Saved entries

_ _ _ _ _

template <int J>
__device__ __forceinline__ bool comb_lane(u32 lane) {
  return J == 0 ? (lane & 1u) == 1u : J == 1 ? (lane & 3u) == 2u : J == 2 ? (lane & 7u) == 4u
       : J == 3 ? (lane & 15u) == 8u : J == 4 ? (lane & 31u) == 16u : (lane & 47u) == 32u;
}
struct CombLv {
  u32 r0, r1, r2, r3;
};
template <int J>
__device__ __forceinline__ CombLv comb_issue(const u32* tab, u32 A) {
  CombLv c;
  if (comb_lane<J>(lane_id())) {
    constexpr int b0 = 16 + 4 * J;
    c.r0 = tlook(tab, b0, A & 0xFF);
    c.r1 = tlook(tab, b0 + 1, (A >> 8) & 0xFF);
    c.r2 = tlook(tab, b0 + 2, (A >> 16) & 0xFF);
    c.r3 = tlook(tab, b0 + 3, A >> 24);
  }
  return c;
}
template <int J>
__device__ __forceinline__ u32 comb_use(u32 A, const CombLv& c) {
  if (comb_lane<J>(lane_id())) A = xor3(c.r0, c.r1, c.r2) ^ c.r3;
  if (J < 4) A ^= dpp<kRowShl + (1 << (J < 4 ? J : 0))>(A);
  return A;
}

__device__ __forceinline__ void comb_finish(const u32* tab, const Out& o, PendingCrc& pd, u32 cA,
                                            u32 want) {
  if (!pd.live) return;
  const u32 R = readlane(cA, 0) ^ readlane(cA, 16) ^ readlane(cA, 32) ^ readlane(cA, 48);
  const u32 crc = R == want ? pd.stored : ~crc_unshift_small(tab, R, pd.k);
  const bool ok = crc == pd.stored;
  put_meta(o, pd.b, ok ? pd.st : TPZ_BLOCK_CHECKSUM_MISMATCH, ok ? pd.cnt : 0u, crc);
  pd.live = 0;
}

struct CrcLane {
  int seg;
  bool act;
  u32 c;
};

__device__ __forceinline__ void crc_step(const u32* tab, const uint8_t* win, int pb, CrcLane& L,
                                         int t) {
  typedef u32 u32x4 __attribute__((ext_vector_type(4)));
  const int a = L.act ? pb + L.seg + 16 * t : -kGuard;
  const u32x4 w = *reinterpret_cast<const u32x4*>(win + a);
  L.c = slice16(tab, w.x ^ L.c, w.y, w.z, w.w);
}
__device__ __forceinline__ u32 crc_lane_value(const u32* tab, const CrcLane& L) { return L.c; }

struct FastWin {
  u32 nk, tot, nch, npad, last;
  __amdgpu_buffer_rsrc_t out;
};

template <bool FLAT, class S>
__device__ __forceinline__ u32 copy_fast(const S& src, const ColSmall& col, const uint16_t* map,
                                         const FastWin& F, const FlatOut& D, u32 w, u32 carry,
                                         u32& rare) {
  const u32 lane = lane_id();
  const u32 c = 64 * w + lane;
  const u32 x0 = 16 * c;
  const bool act = c < F.nch;
  u32 j = map[min(c, (u32)kWaveMapLen - 1)];
  j = max(wave_scan_max(act ? j : 0u), carry);
  const u32 carry_out = readlane(j, 63);
  u32 e0, e1;
  int d0, d1;
  col.get2(min(j, F.last), e0, d0, e1, d1);
  const bool cross = act && j + 1 < F.nk && e0 < x0 + 16;
  uint4 acc = src(act ? (int)x0 + d0 : -kGuard);
  const uint4 nx = src(cross ? (int)x0 + d1 : -kGuard);
  const bool rw = __ballot(act && (e0 <= x0 || (cross && e1 < x0 + 16 && j + 2 < F.nk))) != 0;
  if (rw) rare |= 1u << w;
  if (cross) acc = merge_at(acc, nx, (int)(e0 - x0));
  if (FLAT) {
    D.put(c, acc, rw);
  } else {
    __builtin_amdgcn_raw_buffer_store_b128(__builtin_bit_cast(__attribute__((ext_vector_type(4))) u32, acc),
                                           F.out, rw ? kOob : x0, 0, 0);
  }
  return carry_out;
}

template <bool FLAT, class S>
__device__ __forceinline__ u32 copy_fast3(const S& src, const ColSmall& col, const uint16_t* map,
                                          const FastWin& F, const FlatOut& D, u32 w, u32 carry,
                                          u32& rare) {
  const u32 lane = lane_id();
  const u32 c = 64 * w + lane;
  const u32 x0 = 16 * c;
  const bool act = c < F.nch;
  u32 j = map[min(c, (u32)kWaveMapLen - 1)];
  j = max(wave_scan_max(act ? j : 0u), carry);
  const u32 carry_out = readlane(j, 63);
  u32 e0, e1, e2, e3;
  int d0, d1, d2, d3;
  col.get2(min(j, F.last), e0, d0, e1, d1);
  col.get2(min(j + 2, F.last), e2, d2, e3, d3);
  if (act && e0 <= x0) {
    j++;
    e0 = e1, d0 = d1, e1 = e2, d1 = d2, e2 = e3, d2 = d3;
  }
  const bool b1 = act && j + 1 < F.nk && e0 < x0 + 16;
  const bool b2 = b1 && j + 2 < F.nk && e1 < x0 + 16;
  uint4 acc = src(act ? (int)x0 + d0 : -kGuard);
  const uint4 n1 = src(b1 ? (int)x0 + d1 : -kGuard);
  const uint4 n2 = src(b2 ? (int)x0 + d2 : -kGuard);
  const bool rw = __ballot(act && (e0 <= x0 || (b2 && e2 < x0 + 16 && j + 3 < F.nk))) != 0;
  if (rw) rare |= 1u << w;
  if (b1) acc = merge_at(acc, n1, (int)(e0 - x0));
  if (b2) acc = merge_at(acc, n2, (int)(e1 - x0));
  if (FLAT)
    D.put(c, acc, rw);
  else
    __builtin_amdgcn_raw_buffer_store_b128(__builtin_bit_cast(__attribute__((ext_vector_type(4))) u32, acc),
                                           F.out, rw ? kOob : x0, 0, 0);
  return carry_out;
}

_ _ _ _ _

Copy out each entry once more, character for character.

• RESPONSE BOX:
template <int J>
__device__ __forceinline__ bool comb_lane(u32 lane) {
  return J == 0 ? (lane & 1u) == 1u : J == 1 ? (lane & 3u) == 2u : J == 2 ? (lane & 7u) == 4u
       : J == 3 ? (lane & 15u) == 8u : J == 4 ? (lane & 31u) == 16u : (lane & 47u) == 32u;
}
struct CombLv {
  u32 r0, r1, r2, r3;
};
template <int J>
__device__ __forceinline__ CombLv comb_issue(const u32* tab, u32 A) {
  CombLv c;
  if (comb_lane<J>(lane_id())) {
    constexpr int b0 = 16 + 4 * J;
    c.r0 = tlook(tab, b0, A & 0xFF);
    c.r1 = tlook(tab, b0 + 1, (A >> 8) & 0xFF);
    c.r2 = tlook(tab, b0 + 2, (A >> 16) & 0xFF);
    c.r3 = tlook(tab, b0 + 3, A >> 24);
  }
  return c;
}
template <int J>
__device__ __forceinline__ u32 comb_use(u32 A, const CombLv& c) {
  if (comb_lane<J>(lane_id())) A = xor3(c.r0, c.r1, c.r2) ^ c.r3;
  if (J < 4) A ^= dpp<kRowShl + (1 << (J < 4 ? J : 0))>(A);
  return A;
}

__device__ __forceinline__ void comb_finish(const u32* tab, const Out& o, PendingCrc& pd, u32 cA,
                                            u32 want) {
  if (!pd.live) return;
  const u32 R = readlane(cA, 0) ^ readlane(cA, 16) ^ readlane(cA, 32) ^ readlane(cA, 48);
  const u32 crc = R == want ? pd.stored : ~crc_unshift_small(tab, R, pd.k);
  const bool ok = crc == pd.stored;
  put_meta(o, pd.b, ok ? pd.st : TPZ_BLOCK_CHECKSUM_MISMATCH, ok ? pd.cnt : 0u, crc);
  pd.live = 0;
}

struct CrcLane {
  int seg;
  bool act;
  u32 c;
};

__device__ __forceinline__ void crc_step(const u32* tab, const uint8_t* win, int pb, CrcLane& L,
                                         int t) {
  typedef u32 u32x4 __attribute__((ext_vector_type(4)));
  const int a = L.act ? pb + L.seg + 16 * t : -kGuard;
  const u32x4 w = *reinterpret_cast<const u32x4*>(win + a);
  L.c = slice16(tab, w.x ^ L.c, w.y, w.z, w.w);
}
__device__ __forceinline__ u32 crc_lane_value(const u32* tab, const CrcLane& L) { return L.c; }

struct FastWin {
  u32 nk, tot, nch, npad, last;
  __amdgpu_buffer_rsrc_t out;
};

template <bool FLAT, class S>
__device__ __forceinline__ u32 copy_fast(const S& src, const ColSmall& col, const uint16_t* map,
                                         const FastWin& F, const FlatOut& D, u32 w, u32 carry,
                                         u32& rare) {
  const u32 lane = lane_id();
  const u32 c = 64 * w + lane;
  const u32 x0 = 16 * c;
  const bool act = c < F.nch;
  u32 j = map[min(c, (u32)kWaveMapLen - 1)];
  j = max(wave_scan_max(act ? j : 0u), carry);
  const u32 carry_out = readlane(j, 63);
  u32 e0, e1;
  int d0, d1;
  col.get2(min(j, F.last), e0, d0, e1, d1);
  const bool cross = act && j + 1 < F.nk && e0 < x0 + 16;
  uint4 acc = src(act ? (int)x0 + d0 : -kGuard);
  const uint4 nx = src(cross ? (int)x0 + d1 : -kGuard);
  const bool rw = __ballot(act && (e0 <= x0 || (cross && e1 < x0 + 16 && j + 2 < F.nk))) != 0;
  if (rw) rare |= 1u << w;
  if (cross) acc = merge_at(acc, nx, (int)(e0 - x0));
  if (FLAT) {
    D.put(c, acc, rw);
  } else {
    __builtin_amdgcn_raw_buffer_store_b128(__builtin_bit_cast(__attribute__((ext_vector_type(4))) u32, acc),
                                           F.out, rw ? kOob : x0, 0, 0);
  }
  return carry_out;
}

template <bool FLAT, class S>
__device__ __forceinline__ u32 copy_fast3(const S& src, const ColSmall& col, const uint16_t* map,
                                          const FastWin& F, const FlatOut& D, u32 w, u32 carry,
                                          u32& rare) {
  const u32 lane = lane_id();
  const u32 c = 64 * w + lane;
  const u32 x0 = 16 * c;
  const bool act = c < F.nch;
  u32 j = map[min(c, (u32)kWaveMapLen - 1)];
  j = max(wave_scan_max(act ? j : 0u), carry);
  const u32 carry_out = readlane(j, 63);
  u32 e0, e1, e2, e3;
  int d0, d1, d2, d3;
  col.get2(min(j, F.last), e0, d0, e1, d1);
  col.get2(min(j + 2, F.last), e2, d2, e3, d3);
  if (act && e0 <= x0) {
    j++;
    e0 = e1, d0 = d1, e1 = e2, d1 = d2, e2 = e3, d2 = d3;
  }
  const bool b1 = act && j + 1 < F.nk && e0 < x0 + 16;
  const bool b2 = b1 && j + 2 < F.nk && e1 < x0 + 16;
  uint4 acc = src(act ? (int)x0 + d0 : -kGuard);
  const uint4 n1 = src(b1 ? (int)x0 + d1 : -kGuard);
  const uint4 n2 = src(b2 ? (int)x0 + d2 : -kGuard);
  const bool rw = __ballot(act && (e0 <= x0 || (b2 && e2 < x0 + 16 && j + 3 < F.nk))) != 0;
  if (rw) rare |= 1u << w;
  if (b1) acc = merge_at(acc, n1, (int)(e0 - x0));
  if (b2) acc = merge_at(acc, n2, (int)(e1 - x0));
  if (FLAT)
    D.put(c, acc, rw);
  else
    __builtin_amdgcn_raw_buffer_store_b128(__builtin_bit_cast(__attribute__((ext_vector_type(4))) u32, acc),
                                           F.out, rw ? kOob : x0, 0, 0);
  return carry_out;
}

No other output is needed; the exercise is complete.